Cooke followed up with another question for the panel: “There’s a lot more pressure on audit committees to understand how auditors are using technology. How realistic is it for the audit committee to assess this?” Weisner said the question applies beyond the internal audit. “I think audit committees should continue to question how technology is being used and if it’s supplanting or enhancing human judgment,” she said, adding, “How transparent is that process?”
Donald J. Patterson urged the importance of studying human interaction with technology. “One of the big things that has hit the economy has been the large language model ChatGPT and Bard,” he said. “I think knowing how to use those effectively is very important. They’re out there in the wild, and being able to use those tools is as important as using Google is now. The question is when can you use these, and when will they create a liability for you?”

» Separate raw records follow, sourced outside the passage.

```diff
-                            const uint32_t rr = search_lazy_endwin(S, cfg, stop, rc, q, cs, ce, live);
-                            r = live ? rr : 0u;
-                        } else
-                        if (q >= rc.q_data && q < n) {
-                            uint32_t cs = cs_w, ce = ce_w;
-                            if (q >= ce) {
-                                unsigned jl = js;
-                                do { ++jl; cs = ce; ce = S.bnd[jl + 1]; } while (q >= ce);
-                            }
-                            r = search_position<kMode == 1 ? 0 : kMode>(S, cfg, rc, q, cs, ce);
-                        }
-                        if (q < n) S.res[res_slot(q)] = r;
-                    }
-                }
-                constexpr unsigned kHalf = kSearchWarps / 2;
-#ifndef ZS_LZ_NO_CLAIM
-                if constexpr (kMode == 1) {
-                    const unsigned nr = r0 > r1 ? (r0 - r1 + 63u) >> 6 : 0u, ne = r2 > r3 ? (r2 - r3 + 63u) >> 6 : 0u;
-                    if (threadIdx.x == 0) S.claim[(k + 1u) & 1u] = 0;
-                    for (;;) {
-                        unsigned item = 0;
-                        if (lane == 0) item = atomicAdd(&S.claim[k & 1u], 1u);
-                        item = __shfl_sync(ZS_FULL_MASK, item, 0);
-                        if (item >= nr + ne) break;
-                        if (item < nr) {
-                            resolve_pair<kMode>(S, cfg, n, r1 + 64u * item);
-                        } else {
-                            const uint32_t q0 = r3 + 64u * (item - nr);
-                            emit_batch(S, a, off0, n, q0);
-                            if (q0 + 32 < r2) emit_batch(S, a, off0, n, q0 + 32);
-                        }
-                    }
-                } else
-#endif
-                if (wid < kHalf) {
-                    for (uint32_t q0 = r1 + 64u * wid; q0 < r0; q0 += 64u * kHalf) resolve_pair<kMode>(S, cfg, n, q0);
-                } else {
-                    for (uint32_t q0 = r3 + 64u * (wid - kHalf); q0 < r2; q0 += 64u * (kSearchWarps - kHalf)) {
-                        emit_batch(S, a, off0, n, q0);
-                        if (q0 + 32 < r2) emit_batch(S, a, off0, n, q0 + 32);
-                    }
-                }
-            }
-#ifdef ZS_LZ_PROF
-            {
-                const long long t_work = clock64() - t_begin;
-                __syncwarp();
-                if (lane == 0) {
-                    const int role = wid == kWarpInsert ? 0 : wid == kWarpParse ? 1 : 2;
-                    atomicAdd(&g_prof[role], (unsigned long long)t_work);
-                    if (wid == 0) atomicAdd(&g_prof[4], 1ull);
-                }
-            }
-#endif
-            if (k >= 3) searched = searched + kStep < n ? searched + kStep : n;
-            q_prep += kStep;
-            s_prep = s_prep == 2 ? 0u : s_prep + 1u;
-            __syncthreads();
-#ifdef ZS_LZ_PROF
-            if (threadIdx.x == 0) atomicAdd(&g_prof[3], (unsigned long long)(clock64() - t_begin));
-#endif
-        }
-        if (wid == kWarpParse)
-            while (ps.jc < nc) close_chunk(S, a, rc, ps, c0);
+        const uint32_t nsteps = (rc.n + kStep - 1) / kStep;
+        if (wid == kWarpInsert) {
+            const uint64_t d = ((a.data_end + 15) & ~15ull) - base16;
+            insert_loop(S, a, rc, nsteps, base16, p0lo, d < 0xfffffff0ull ? (uint32_t)d : 0xfffffff0u);
+        } else if (wid == kWarpParse) {
+            parse_loop(S, a, rc, c0, nsteps);
+        } else {
+            wide_loop<kMode>(S, a, cfg, rc, off0, nsteps);
+        }
         __syncthreads();
     }
 }
```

Saunders added, “I think we have to reimagine how we do our work and how we utilize technology more fully. More importantly, you have to make the accounting profession a place where people want to be. So the ability to attract the talent has a salary component, and that will trickle down into audit fees and other costs. We have to look at recruiting at nontypical universities, and we need to ask who can do audit work? Does it have to be a CPA, or could we leverage other resources and the use of technology?”
Audit Committee and AI
Cooke asked Patterson to explain where AI stands today and what our framework for understanding it further should be. “I’ll try to answer that impossible question,” Patterson said. “Over the next year or so we’re going to see some pretty big moves with AI. Just like any statistical model, the generative chat AI models are just reproducing the text found on the internet. The technology is out there. My students are using it. Employees are using it. Knowing what your model is trained on, using test cases, and understanding exactly how AI is being used and what consequential decisions are being made without human oversight is pretty important. People need to be held accountable for the text they turn in, regardless of whether they generated it or not.”
As a lawyer, Weisner had additional concerns about the use of AI. “There are so many issues here,” she said. “When you input your company’s financial information into a third-party system outside of your control, or if you collect competitive information that gets shared, there are so many liabilities to be concerned about.”
Cooke quoted a famous philosopher to end the panel: “Voltaire once said that you can judge someone by the strength of the questions they ask rather than their answers, but we hope you’ve enjoyed both the questions and answers you received here today and found them both invigorating and interesting.”